===== Record excerpts
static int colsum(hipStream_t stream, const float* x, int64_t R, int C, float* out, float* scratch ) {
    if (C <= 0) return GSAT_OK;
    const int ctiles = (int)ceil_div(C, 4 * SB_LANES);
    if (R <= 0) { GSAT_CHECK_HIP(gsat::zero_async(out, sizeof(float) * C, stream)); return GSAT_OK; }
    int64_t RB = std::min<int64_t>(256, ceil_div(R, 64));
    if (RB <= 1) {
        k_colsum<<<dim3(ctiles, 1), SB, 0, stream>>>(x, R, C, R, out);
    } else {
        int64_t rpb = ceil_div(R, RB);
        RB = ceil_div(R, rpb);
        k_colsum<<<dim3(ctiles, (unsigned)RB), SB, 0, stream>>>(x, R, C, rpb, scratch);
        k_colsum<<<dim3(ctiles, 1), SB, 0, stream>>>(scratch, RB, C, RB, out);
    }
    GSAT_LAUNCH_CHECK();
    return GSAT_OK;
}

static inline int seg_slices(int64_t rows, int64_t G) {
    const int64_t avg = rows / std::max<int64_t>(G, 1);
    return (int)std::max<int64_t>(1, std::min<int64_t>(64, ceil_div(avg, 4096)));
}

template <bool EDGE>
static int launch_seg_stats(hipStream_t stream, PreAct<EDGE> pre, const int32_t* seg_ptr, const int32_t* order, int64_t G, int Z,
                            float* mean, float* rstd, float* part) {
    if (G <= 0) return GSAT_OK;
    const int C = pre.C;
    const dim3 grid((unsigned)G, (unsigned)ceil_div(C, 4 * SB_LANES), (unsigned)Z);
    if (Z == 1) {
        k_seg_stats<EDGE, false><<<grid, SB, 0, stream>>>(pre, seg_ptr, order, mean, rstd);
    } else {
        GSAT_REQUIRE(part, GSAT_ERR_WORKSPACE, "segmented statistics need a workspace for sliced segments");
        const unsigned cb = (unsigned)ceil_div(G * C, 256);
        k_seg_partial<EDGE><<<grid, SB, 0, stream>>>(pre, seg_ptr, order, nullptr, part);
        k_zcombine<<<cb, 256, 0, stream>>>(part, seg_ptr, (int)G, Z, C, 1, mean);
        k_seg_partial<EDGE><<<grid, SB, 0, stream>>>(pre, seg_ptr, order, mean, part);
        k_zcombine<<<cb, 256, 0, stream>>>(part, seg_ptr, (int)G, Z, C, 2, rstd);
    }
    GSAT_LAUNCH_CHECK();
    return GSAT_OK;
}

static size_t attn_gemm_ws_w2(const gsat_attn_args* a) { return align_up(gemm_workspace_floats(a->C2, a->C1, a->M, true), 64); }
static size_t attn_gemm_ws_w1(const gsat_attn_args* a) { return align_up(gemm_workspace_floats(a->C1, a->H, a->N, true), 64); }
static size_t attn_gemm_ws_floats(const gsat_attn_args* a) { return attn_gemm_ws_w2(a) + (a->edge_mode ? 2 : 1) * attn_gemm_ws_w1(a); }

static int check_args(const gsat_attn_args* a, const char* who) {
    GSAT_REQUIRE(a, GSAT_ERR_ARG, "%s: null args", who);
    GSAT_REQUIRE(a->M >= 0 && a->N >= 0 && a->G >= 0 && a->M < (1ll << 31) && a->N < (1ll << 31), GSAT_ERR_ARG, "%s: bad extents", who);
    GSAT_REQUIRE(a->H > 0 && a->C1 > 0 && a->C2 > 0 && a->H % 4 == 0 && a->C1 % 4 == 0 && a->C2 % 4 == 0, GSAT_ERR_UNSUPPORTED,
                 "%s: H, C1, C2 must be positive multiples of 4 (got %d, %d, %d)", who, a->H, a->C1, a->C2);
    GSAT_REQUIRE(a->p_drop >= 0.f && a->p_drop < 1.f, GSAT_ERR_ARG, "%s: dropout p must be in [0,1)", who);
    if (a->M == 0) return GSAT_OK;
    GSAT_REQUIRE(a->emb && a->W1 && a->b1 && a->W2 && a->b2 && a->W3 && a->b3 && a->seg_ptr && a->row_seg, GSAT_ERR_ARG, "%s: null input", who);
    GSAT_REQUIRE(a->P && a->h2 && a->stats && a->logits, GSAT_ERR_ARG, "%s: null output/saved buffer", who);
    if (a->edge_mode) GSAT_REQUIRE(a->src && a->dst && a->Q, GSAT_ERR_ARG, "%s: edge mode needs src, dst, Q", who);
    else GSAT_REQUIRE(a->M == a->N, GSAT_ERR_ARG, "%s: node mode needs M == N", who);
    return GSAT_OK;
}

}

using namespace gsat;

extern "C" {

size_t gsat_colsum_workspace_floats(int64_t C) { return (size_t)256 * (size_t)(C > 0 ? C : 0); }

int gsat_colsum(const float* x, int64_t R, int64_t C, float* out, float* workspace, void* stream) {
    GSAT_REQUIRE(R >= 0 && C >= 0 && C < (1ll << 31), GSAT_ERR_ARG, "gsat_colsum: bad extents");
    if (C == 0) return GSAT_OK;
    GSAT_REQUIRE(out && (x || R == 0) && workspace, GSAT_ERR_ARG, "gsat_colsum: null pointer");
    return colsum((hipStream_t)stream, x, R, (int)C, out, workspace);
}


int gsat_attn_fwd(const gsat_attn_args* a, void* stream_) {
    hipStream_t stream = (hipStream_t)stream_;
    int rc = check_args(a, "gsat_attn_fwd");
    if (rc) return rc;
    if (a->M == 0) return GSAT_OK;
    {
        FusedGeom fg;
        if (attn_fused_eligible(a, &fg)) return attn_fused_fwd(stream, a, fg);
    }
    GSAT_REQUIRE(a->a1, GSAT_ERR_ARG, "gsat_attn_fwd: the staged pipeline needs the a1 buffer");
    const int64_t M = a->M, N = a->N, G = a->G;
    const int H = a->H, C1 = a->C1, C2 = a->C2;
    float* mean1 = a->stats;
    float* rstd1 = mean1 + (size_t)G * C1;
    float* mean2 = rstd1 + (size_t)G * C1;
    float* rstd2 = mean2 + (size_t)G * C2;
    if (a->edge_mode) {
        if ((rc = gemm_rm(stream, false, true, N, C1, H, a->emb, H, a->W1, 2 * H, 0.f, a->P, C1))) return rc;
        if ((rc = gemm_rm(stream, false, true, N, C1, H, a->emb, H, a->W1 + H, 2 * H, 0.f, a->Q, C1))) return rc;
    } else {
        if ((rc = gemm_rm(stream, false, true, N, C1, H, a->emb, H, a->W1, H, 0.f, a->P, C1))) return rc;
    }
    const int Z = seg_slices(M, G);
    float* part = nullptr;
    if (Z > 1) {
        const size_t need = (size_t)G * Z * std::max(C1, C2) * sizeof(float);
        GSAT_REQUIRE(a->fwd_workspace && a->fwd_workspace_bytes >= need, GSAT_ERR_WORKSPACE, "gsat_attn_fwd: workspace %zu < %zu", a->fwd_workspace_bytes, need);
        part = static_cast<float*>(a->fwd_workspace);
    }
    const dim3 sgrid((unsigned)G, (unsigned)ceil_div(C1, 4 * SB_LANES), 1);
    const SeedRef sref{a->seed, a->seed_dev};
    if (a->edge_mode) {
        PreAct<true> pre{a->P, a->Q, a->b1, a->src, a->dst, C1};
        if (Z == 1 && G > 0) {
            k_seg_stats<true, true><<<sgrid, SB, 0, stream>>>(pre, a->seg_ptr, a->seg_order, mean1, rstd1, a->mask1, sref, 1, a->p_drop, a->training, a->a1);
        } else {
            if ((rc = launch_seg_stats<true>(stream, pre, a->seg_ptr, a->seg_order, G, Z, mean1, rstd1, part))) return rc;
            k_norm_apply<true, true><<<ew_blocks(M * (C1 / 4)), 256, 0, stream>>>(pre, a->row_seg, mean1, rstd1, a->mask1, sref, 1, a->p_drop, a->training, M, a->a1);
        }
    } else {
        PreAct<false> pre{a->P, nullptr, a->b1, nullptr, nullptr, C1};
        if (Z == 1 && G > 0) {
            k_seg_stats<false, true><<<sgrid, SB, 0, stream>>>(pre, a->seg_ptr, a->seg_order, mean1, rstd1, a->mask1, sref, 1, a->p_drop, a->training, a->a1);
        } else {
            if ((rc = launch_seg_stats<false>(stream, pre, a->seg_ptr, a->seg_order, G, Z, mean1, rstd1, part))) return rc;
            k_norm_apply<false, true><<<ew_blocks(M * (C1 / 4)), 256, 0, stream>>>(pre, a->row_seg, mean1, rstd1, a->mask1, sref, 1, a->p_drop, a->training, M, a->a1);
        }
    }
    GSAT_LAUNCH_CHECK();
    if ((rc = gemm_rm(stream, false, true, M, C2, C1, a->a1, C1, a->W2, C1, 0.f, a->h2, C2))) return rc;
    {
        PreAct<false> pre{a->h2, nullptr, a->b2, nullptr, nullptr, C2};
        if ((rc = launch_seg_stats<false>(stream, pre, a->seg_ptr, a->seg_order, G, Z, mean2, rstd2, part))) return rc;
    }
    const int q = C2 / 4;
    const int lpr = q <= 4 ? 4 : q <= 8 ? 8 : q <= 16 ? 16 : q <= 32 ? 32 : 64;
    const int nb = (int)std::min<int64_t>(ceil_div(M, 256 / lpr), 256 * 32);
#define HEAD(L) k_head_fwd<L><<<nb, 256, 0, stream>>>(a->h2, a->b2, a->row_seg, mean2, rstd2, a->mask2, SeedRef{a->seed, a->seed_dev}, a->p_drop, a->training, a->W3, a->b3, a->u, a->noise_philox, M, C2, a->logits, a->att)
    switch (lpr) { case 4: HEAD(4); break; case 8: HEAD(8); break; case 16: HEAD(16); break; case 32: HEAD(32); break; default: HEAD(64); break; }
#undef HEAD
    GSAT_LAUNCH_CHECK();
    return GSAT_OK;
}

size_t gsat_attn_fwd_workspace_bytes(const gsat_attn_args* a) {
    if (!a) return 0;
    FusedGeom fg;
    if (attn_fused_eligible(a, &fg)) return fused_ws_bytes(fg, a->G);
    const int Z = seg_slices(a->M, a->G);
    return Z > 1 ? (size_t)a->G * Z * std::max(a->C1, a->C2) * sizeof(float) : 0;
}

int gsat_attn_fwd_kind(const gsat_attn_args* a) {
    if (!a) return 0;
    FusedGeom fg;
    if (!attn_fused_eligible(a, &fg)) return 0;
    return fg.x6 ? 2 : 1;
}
==========
• Task prompt
Lines after the one containing "C, 1, mean);" are not wanted; repeat exactly each line above from the first up to and including it.

• Answer box
static int colsum(hipStream_t stream, const float* x, int64_t R, int C, float* out, float* scratch ) {
    if (C <= 0) return GSAT_OK;
    const int ctiles = (int)ceil_div(C, 4 * SB_LANES);
    if (R <= 0) { GSAT_CHECK_HIP(gsat::zero_async(out, sizeof(float) * C, stream)); return GSAT_OK; }
    int64_t RB = std::min<int64_t>(256, ceil_div(R, 64));
    if (RB <= 1) {
        k_colsum<<<dim3(ctiles, 1), SB, 0, stream>>>(x, R, C, R, out);
    } else {
        int64_t rpb = ceil_div(R, RB);
        RB = ceil_div(R, rpb);
        k_colsum<<<dim3(ctiles, (unsigned)RB), SB, 0, stream>>>(x, R, C, rpb, scratch);
        k_colsum<<<dim3(ctiles, 1), SB, 0, stream>>>(scratch, RB, C, RB, out);
    }
    GSAT_LAUNCH_CHECK();
    return GSAT_OK;
}

static inline int seg_slices(int64_t rows, int64_t G) {
    const int64_t avg = rows / std::max<int64_t>(G, 1);
    return (int)std::max<int64_t>(1, std::min<int64_t>(64, ceil_div(avg, 4096)));
}

template <bool EDGE>
static int launch_seg_stats(hipStream_t stream, PreAct<EDGE> pre, const int32_t* seg_ptr, const int32_t* order, int64_t G, int Z,
                            float* mean, float* rstd, float* part) {
    if (G <= 0) return GSAT_OK;
    const int C = pre.C;
    const dim3 grid((unsigned)G, (unsigned)ceil_div(C, 4 * SB_LANES), (unsigned)Z);
    if (Z == 1) {
        k_seg_stats<EDGE, false><<<grid, SB, 0, stream>>>(pre, seg_ptr, order, mean, rstd);
    } else {
        GSAT_REQUIRE(part, GSAT_ERR_WORKSPACE, "segmented statistics need a workspace for sliced segments");
        const unsigned cb = (unsigned)ceil_div(G * C, 256);
        k_seg_partial<EDGE><<<grid, SB, 0, stream>>>(pre, seg_ptr, order, nullptr, part);
        k_zcombine<<<cb, 256, 0, stream>>>(part, seg_ptr, (int)G, Z, C, 1, mean);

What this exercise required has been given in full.